Input records Block Start
__device__ __forceinline__ QEpi q_epi_ctx(int wr, int tn) {
  const KArgs L = late_args();
  QEpi e;
  e.W = L->W;
  e.H = L->H;
  e.Cout = L->Cout;
  e.slope = L->relu == RPST_ACT_RELU ? 0.f : (L->relu == RPST_ACT_LRELU ? 0.2f : 1.f);
  int btx, bty;
  w4_tile((int)blockIdx.x / L->cosplit, L->tiles_x, L->tiles_y, btx, bty, e.n);
  const int bx0 = btx * kQTW;
  e.gy0 = bty * kQTH + 4 * wr;
  e.gx0 = bx0 + 4 * tn;
  e.vec = (e.W & 3) == 0 && e.gx0 + 3 < e.W;
  e.rows = max(0, min(4, e.H - e.gy0));
  const int cols = max(0, min(kQTW, e.W - bx0));
  e.inv = e.rows * cols > 0 ? __builtin_amdgcn_rcpf((float)(e.rows * cols)) : 0.f;
  e.full = e.rows == 4 && bx0 + kQTW <= e.W;
  e.edge = e.gy0 == 0 || e.gy0 + 4 >= e.H || bx0 == 0 || bx0 + kQTW >= e.W;
  e.out = L->out;
  const int64_t plane = (int64_t)e.H * e.W;
  e.pool = L->pool_out != 0;
  e.bst = !e.pool && (e.W & 3) == 0 && (int64_t)e.Cout * plane * 4 < (1LL << 31);
  e.oimg = e.out + (int64_t)e.n * e.Cout * plane;
  const bool keep = L->skip_from <= 0 || e.n < L->skip_from;
  e.obytes = keep ? (unsigned)(e.Cout * plane * 4) : 0u;
  e.store = keep;
#pragma unroll
  for (int yy = 0; yy < 4; ++yy)
    e.voff[yy] = (yy < e.rows && e.gx0 < e.W) ? (unsigned)(((e.gy0 + yy) * e.W + e.gx0) * 4)
                                             : 0x80000000u;
  e.btab = L->btab;
  e.statp = L->stat_part;
// ... 120 lines not shown
  }
}

template <int INOP, bool STATS, bool BTAB, bool RELU>
__global__ __launch_bounds__(kQNTH, 1) void wino4q_mfma_kernel(ConvArgs a) {
  __shared__ __attribute__((aligned(16))) float ws0[kQWS];
  __shared__ __attribute__((aligned(16))) float ws1[kQWS];
  __shared__ __attribute__((aligned(16))) float ps0[kQPAT];
  __shared__ __attribute__((aligned(16))) float ps1[kQPAT];
  __shared__ __attribute__((aligned(16))) float ps2[kQPAT];
  __shared__ __attribute__((aligned(16))) float ps3[kQPAT];
  __shared__ __attribute__((aligned(16))) float dummy[256];
  __shared__ unsigned poffs[kQSlow][kQNTH];
  __shared__ float btl[BTAB ? 9 * kQMaxCo : kQMaxCo];

  const int wave = __builtin_amdgcn_readfirstlane((int)threadIdx.x >> 6);
  const int lane = threadIdx.x & 63;
  const int k = lane >> 4, tn = lane & 15, wr = wave >> 2;

  int bid = (int)blockIdx.x;
  const int cog = bid % a.cosplit;
  bid /= a.cosplit;
  const int nct = a.co_tiles / a.cosplit, ct0 = cog * nct;
  int tx, ty, n;
  w4_tile(bid, a.tiles_x, a.tiles_y, tx, ty, n);
  const int K4 = a.nchunks, G = nct * K4;
  const int y0 = ty * kQTH, x0 = tx * kQTW;

  {
    const int nb = BTAB ? 9 * a.Cout : a.Cout;
    const float* src = BTAB ? a.btab + (int64_t)n * nb : a.bias;
    for (int i = threadIdx.x; i < nb; i += kQNTH) btl[i] = src ? src[i] : 0.f;
  }
  constexpr bool up = INOP == RPST_IN_UPSAMPLE2;
  const unsigned in_plane = up ? (unsigned)(a.Hs * a.Ws) : (unsigned)(a.H * a.W);
  const unsigned oob = a.Cin * in_plane * 4u;
  const float* in_img = conv_in_img(a, n, (int64_t)a.Cin * in_plane);
  const unsigned wbytes = (unsigned)(nct * K4 * kQWS) * 4u;
  const float* w_img = a.wpk + (int64_t)n * a.wstride + (int64_t)ct0 * K4 * kQWS;

  const int hf = wave & 1;
  const bool zp = a.pad == RPST_PAD_ZERO;
  const int rs = up ? a.Ws : a.W;
  const bool w4a = (a.W & 3) == 0;
  const bool wide = !up && ((x0 >= 1 && x0 + kQTW < a.W) || (w4a && x0 + kQTW <= a.W));
  const bool fixL = wide && w4a && !zp && x0 == 0;
  const bool fixR = wide && w4a && !zp && x0 + kQTW == a.W;
  unsigned poff[kQSlow];
  const int tid = threadIdx.x;
  if (wide) {
#pragma unroll
    for (int i = 0; i < kQWide; ++i) {
      const int p = kQWide * hf + i;
      const int f = 64 * p + lane, row = min(f / kQRP, 9), j = f - (f / kQRP) * kQRP;
      int y = y0 - 1 + row;
      const int xs = x0 - kQXO + 4 * j;
      const bool okx = !w4a || (xs >= 0 && xs + 3 < a.W);
      const bool ok = p < kQDMA4 && f < 10 * kQRP && resolve_bf(y, a.H, zp) && okx;
      poff[i] = ok ? ((unsigned)(y * rs) + (unsigned)xs) * 4u : oob;
    }
#pragma unroll
    for (int i = kQWide; i < kQSlow; ++i) poff[i] = oob;
  } else {
#pragma unroll
    for (int i = 0; i < kQSlow; ++i) {
      const int p = kQSlow * hf + i;
      const int f = 64 * p + lane;
      const int row = min(f / kQPS, 9), col = f - (f / kQPS) * kQPS;
      int y = y0 - 1 + row, x = x0 - kQXO + col;
      const bool oky = resolve_bf(y, a.H, zp), okx = resolve_bf(x, a.W, zp);
      const bool ok = p < kQDMA && col >= kQXO - 1 && col < kQXO + 1 + kQTW &&
                      f < 10 * kQPS && oky && okx;
      poff[i] = ok ? ((unsigned)((up ? y >> 1 : y) * rs) + (unsigned)(up ? x >> 1 : x)) * 4u : oob;
    }
  }
#pragma unroll
  for (int i = 0; i < kQSlow; ++i) poffs[i][tid] = poff[i];

  constexpr int DBG = RPST_W4Q_DBG;
  const int wl = wave * 4096;
  const bool real4 = wave < 4;
  const int w4 = 32768 + wave * 1024;
  const unsigned dummy_a = q_lds_addr(dummy);
  int wso = wl;
  auto issue_w = [&](bool live, unsigned stg, auto Ic) {
    constexpr int I = decltype(Ic)::value;
    if (DBG & 2) return;
    if constexpr (I < 4) {
      q_dma16<1024 * I>(rsrc_or_zero(w_img, wbytes, live), stg + wl, lane * 16, wso);
    } else {
      q_dma16<0>(rsrc_or_zero(w_img, wbytes, live && real4), real4 ? stg + w4 : dummy_a,
                 lane * 16, wso + (w4 - wl));
    }
  };
  const unsigned pstep = 4u * in_plane * 4u;
  const int pbase = (int)((unsigned)(wave >> 1) * in_plane * 4u);
  const bool h1 = (wave & 1) != 0;
  const int pl = (wave >> 1) * (kQCS * 4) + (h1 ? (wide ? 2048 : kQSlow * 256) : 0);
  int pso = pbase;
  auto issue_p = [&](auto WIDEc, bool live, unsigned stg) {
    constexpr bool WIDE = decltype(WIDEc)::value;
    if (DBG & 1) return;
    const auto r = rsrc_or_zero(in_img, oob, live);
    const unsigned xs = stg + launder(pl);
    if constexpr (WIDE) {
      q_dma16<0>(r, xs, poffs[0][tid], pso);
      q_dma16<0>(r, h1 ? dummy_a : xs + 1024, poffs[1][tid], pso);
    } else {
#pragma unroll
      for (int i = 0; i < kQSlow; ++i) q_dma4(r, xs + 256 * i, poffs[i][tid], pso);
    }
    pso += (int)pstep;
  };
  const bool bst_all = !a.pool_out && (a.W & 3) == 0 &&
                       (int64_t)a.Cout * a.H * a.W * 4 < (1LL << 31);
  bool post_epi = false;
  auto wait_ring = [&](bool first) {
    if (DBG & 128) return;
    if (first && post_epi && bst_all) {
      if (wide) asm volatile("s_waitcnt vmcnt(18)" ::: "memory");
      else asm volatile("s_waitcnt vmcnt(22)" ::: "memory");
    } else if (wide) {
      asm volatile("s_waitcnt vmcnt(2)" ::: "memory");
    } else {
      asm volatile("s_waitcnt vmcnt(6)" ::: "memory");
    }
    if (first) post_epi = false;
  };

  auto fix_halo = [&](float* stg) {
    if ((wave == 0 && fixL) || (wave == 1 && fixR)) {
      int l = lane;
      asm volatile("" : "+v"(l));
      if (l < 40) {
        const int ch = l / 10, row = l - 10 * ch;
        float* rp = stg + ch * kQCS + row * kQPS;
        if (wave == 0) rp[kQXO - 1] = rp[kQXO + 1];
        else rp[kQXO + kQTW] = rp[kQXO + kQTW - 2];
      }
    }
  };
  auto prologue = [&](auto WIDEc) {
    issue_p(WIDEc, true, q_lds_addr(ps0));
    issue_p(WIDEc, true, q_lds_addr(ps1));
    issue_w(true, q_lds_addr(ws0), std::integral_constant<int, 0>{});
    issue_w(true, q_lds_addr(ws0), std::integral_constant<int, 1>{});
    issue_w(true, q_lds_addr(ws0), std::integral_constant<int, 2>{});
    issue_w(true, q_lds_addr(ws0), std::integral_constant<int, 3>{});
    issue_w(true, q_lds_addr(ws0), std::integral_constant<int, 4>{});
    issue_p(WIDEc, true, q_lds_addr(ps2));
    issue_p(WIDEc, true, q_lds_addr(ps3));
  };
  if (wide) prologue(std::true_type{});
  else prologue(std::false_type{});
  wait_ring(false);
  q_lds_barrier();
  if (fixL || fixR) {
    fix_halo(ps0);
    fix_halo(ps1);
    q_lds_barrier();
  }

  auto body = [&](auto Qc) {
    constexpr int Q = decltype(Qc)::value, QR = Q >> 1, QC = Q & 1;
    floatx4 acc[9][4];
#pragma unroll
    for (int p = 0; p < 9; ++p)
#pragma unroll
      for (int cb = 0; cb < 4; ++cb) acc[p][cb] = floatx4{0.f, 0.f, 0.f, 0.f};
    const int roff = k * kQCS + (4 * wr + QR) * kQPS + 4 * tn;
    auto read_row = [&](const float* stg, int rr, float (&d)[8]) {
      const float* rp = stg + roff + rr * kQPS;
      floatx4 u = *reinterpret_cast<const floatx4*>(rp + 4);
      const float e = QC ? rp[8] : rp[3];
      asm("" : "+v"(u));
      d[0] = QC ? 0.f : e; d[1] = u[0]; d[2] = u[1]; d[3] = u[2]; d[4] = u[3];
      d[5] = QC ? e : 0.f; d[6] = 0.f; d[7] = 0.f;
    };
    auto col_pass = [&](const float (&d)[8], float (&u)[3]) {
      if (DBG & 8) {
        u[0] = d[0]; u[1] = d[1]; u[2] = d[2];
        return;
      }
      q_bt3<QC>(d[0], d[1], d[2], d[3], d[4], d[5], u[0], u[1], u[2]);
    };
    auto row_pass = [&](const float (&u)[5][3], int j, float (&v)[9]) {
      if (DBG & 8) {
        v[j] = u[0][j]; v[3 + j] = u[2][j]; v[6 + j] = u[4][j];
        return;
      }
      if constexpr (QR == 0)
        q_bt3<0>(u[0][j], u[1][j], u[2][j], u[3][j], u[4][j], 0.f, v[j], v[3 + j], v[6 + j]);
      else
        q_bt3<1>(0.f, u[0][j], u[1][j], u[2][j], u[3][j], u[4][j], v[j], v[3 + j], v[6 + j]);
    };
    float V[9];
    {
      float u[5][3];
#pragma unroll
      for (int rr = 0; rr < 5; ++rr) {
        float d[8];
        read_row(ps0, rr, d);
        col_pass(d, u[rr]);
      }
#pragma unroll
      for (int j = 0; j < 3; ++j) row_pass(u, j, V);
    }

    const int woff = Q * 9 * 256 + lane * 4;
    int x = 0;
    auto step = [&](float* wsx, float* psn, float* wsn, float* psx, float* pfx, int ks,
                    bool first) {
      wait_ring(first);
      const bool wlive = x + 1 < G, plive = x + 4 < G;
      wso += kQWS * 4;
      if (first && ks + 4 == K4) pso = pbase;
      const unsigned wsn_a = q_lds_addr(wsn), psx_a = q_lds_addr(psx);
      if (DBG & 16) asm volatile("s_waitcnt lgkmcnt(0)" ::: "memory");
      else q_lds_barrier();
      constexpr int ord[9] = {0, 3, 6, 1, 4, 7, 2, 5, 8};
      constexpr int kA = kQAhead;
      float4 w4[9];
#pragma unroll
      for (int q = 0; q < kA; ++q)
        w4[ord[q]] = *reinterpret_cast<const float4*>(wsx + woff + ord[q] * 256);
      float d[8];
      read_row(psn, 0, d);
      float u[5][3];
#pragma unroll
      for (int q = 0; q < 9; ++q) {
// ... 3 lines not shown
        q_mfma<1>(acc[p][0], w4[p].x, V[p]);
        q_mfma<0>(acc[p][1], w4[p].y, V[p]);
        q_mfma<0>(acc[p][2], w4[p].z, V[p]);
        q_mfma<0>(acc[p][3], w4[p].w, V[p]);
        if (q == kQWG0) issue_w(wlive, wsn_a, std::integral_constant<int, 0>{});
        if (q == kQWG0 + 1) issue_w(wlive, wsn_a, std::integral_constant<int, 1>{});
        if (q == kQWG0 + 2) issue_w(wlive, wsn_a, std::integral_constant<int, 2>{});
        if (q == kQWG0 + 3) issue_w(wlive, wsn_a, std::integral_constant<int, 3>{});
        if (q == kQWG0 + 4) issue_w(wlive, wsn_a, std::integral_constant<int, 4>{});
        if (q == kQPG) {
          if (wide) issue_p(std::true_type{}, plive, psx_a);
          else issue_p(std::false_type{}, plive, psx_a);
        }
        if (q < 5) {
          col_pass(d, u[q]);
          if (q + 1 < 5) read_row(psn, q + 1, d);
        }
        if (q == 5 || q == 6 || q == 8) row_pass(u, q == 8 ? 2 : q - 5, V);
        if (q == 7) fix_halo(pfx);
      }
      ++x;
    };

    auto epilogue = [&](int ctile) {
      if (DBG & 32) {
        float t = 0.f;
#pragma unroll
        for (int p = 0; p < 9; ++p)
#pragma unroll
          for (int cb = 0; cb < 4; ++cb) t += acc[p][cb][0];
        if (t == 1.2345f) late_args()->out[threadIdx.x] = t;
#pragma unroll
        for (int p = 0; p < 9; ++p)
#pragma unroll
          for (int cb = 0; cb < 4; ++cb) acc[p][cb] = floatx4{0.f, 0.f, 0.f, 0.f};
        return;
      }
      q_lds_barrier();
      asm volatile("s_nop 7\n\ts_nop 4" : "+v"(acc[0][0]), "+v"(acc[0][1]), "+v"(acc[0][2]),
                   "+v"(acc[0][3]), "+v"(acc[1][0]), "+v"(acc[1][1]), "+v"(acc[1][2]),
                   "+v"(acc[1][3]), "+v"(acc[2][0]), "+v"(acc[2][1]), "+v"(acc[2][2]),
                   "+v"(acc[2][3]), "+v"(acc[3][0]), "+v"(acc[3][1]), "+v"(acc[3][2]),
                   "+v"(acc[3][3]), "+v"(acc[4][0]), "+v"(acc[4][1]));
      asm volatile("" : "+v"(acc[4][2]), "+v"(acc[4][3]), "+v"(acc[5][0]), "+v"(acc[5][1]),
                   "+v"(acc[5][2]), "+v"(acc[5][3]), "+v"(acc[6][0]), "+v"(acc[6][1]),
                   "+v"(acc[6][2]), "+v"(acc[6][3]), "+v"(acc[7][0]), "+v"(acc[7][1]),
                   "+v"(acc[7][2]), "+v"(acc[7][3]), "+v"(acc[8][0]), "+v"(acc[8][1]),
                   "+v"(acc[8][2]), "+v"(acc[8][3]));
      const int co0 = ctile * kQCo + 16 * Q + 4 * k;
#pragma unroll
      for (int rp = 0; rp < 2; ++rp) {
        float P[2][6][4];
#pragma unroll
        for (int pt = 0; pt < 3; ++pt) {
          float* xb = ws1 + wr * kQXS;
#pragma unroll
          for (int dq = 0; dq < 4; ++dq) {
            if (dq == Q || (DBG & 4)) continue;
            const int slot = (Q - dq - 1) & 3;
#pragma unroll
            for (int j = 0; j < 3; ++j)
// ... 8 lines not shown
            for (int j = 0; j < 3; ++j) {
              float2 v;
              if (s == Q || (DBG & 4)) {
                const int src = (DBG & 4) ? s : Q;
                v = make_float2(acc[3 * pt + j][src][2 * rp], acc[3 * pt + j][src][2 * rp + 1]);
              } else {
                v = *reinterpret_cast<const float2*>(
                    xb + (((Q * 3 + ((s - Q - 1) & 3)) * 3 + j) * 64 + lane) * 2);
              }
              m[0][s >> 1][3 * (s & 1) + j] = v.x;
              m[1][s >> 1][3 * (s & 1) + j] = v.y;
            }
          }
#pragma unroll
          for (int e2 = 0; e2 < 2; ++e2) {
            at6(m[e2][0], P[e2][pt]);
            at6(m[e2][1], P[e2][3 + pt]);
          }
          if (!(DBG & 4) && (rp == 0 || pt < 2)) q_lds_barrier();
        }
#pragma unroll
        for (int e2 = 0; e2 < 2; ++e2) {
          const int r = 2 * rp + e2;
          QEpi e = q_epi_ctx(wr, tn);
          e.btab = btl;
          float bias = 0.f;
          {
            const int co = co0 + r;
            if (co < e.Cout) bias = BTAB ? btl[co * 9 + 4] : btl[co];
          }
#pragma unroll
          for (int x = 0; x < 4; ++x) P[e2][1][x] += bias;
          float Y[16];
#pragma unroll
          for (int x = 0; x < 4; ++x) {
            float c6[6], y[4];
#pragma unroll
            for (int I = 0; I < 6; ++I) c6[I] = P[e2][I][x];
            at6(c6, y);
#pragma unroll
            for (int yy = 0; yy < 4; ++yy) Y[yy * 4 + x] = y[yy];
          }
          q_finish<STATS, BTAB, RELU>(e, co0 + r, Y, tn);
        }
      }
#pragma unroll
      for (int p = 0; p < 9; ++p)
#pragma unroll
        for (int cb = 0; cb < 4; ++cb) acc[p][cb] = floatx4{0.f, 0.f, 0.f, 0.f};
    };

    int ks = 0, ct = ct0;
    for (int g = 0; g < G; g += 4) {
      step(ws0, ps1, ws1, ps0, ps2, ks, true);
      step(ws1, ps2, ws0, ps1, ps3, ks + 1, false);
      step(ws0, ps3, ws1, ps2, ps0, ks + 2, false);
      step(ws1, ps0, ws0, ps3, ps1, ks + 3, false);
      ks += 4;
      if (ks == K4) {
        epilogue(ct);
        post_epi = true;
        ks = 0;
        ++ct;
      }
    }
  };
  switch (wave & 3) {
    case 0: body(std::integral_constant<int, 0>{}); break;
    case 1: body(std::integral_constant<int, 1>{}); break;
    case 2: body(std::integral_constant<int, 2>{}); break;
    default: body(std::integral_constant<int, 3>{}); break;
  }
  asm volatile("s_waitcnt vmcnt(0)" ::: "memory");
}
Input records Block End
The lines to report are those in the material above that contain the word "case"; copy every one of them.

Output for this task:
    case 0: body(std::integral_constant<int, 0>{}); break;
    case 1: body(std::integral_constant<int, 1>{}); break;
    case 2: body(std::integral_constant<int, 2>{}); break;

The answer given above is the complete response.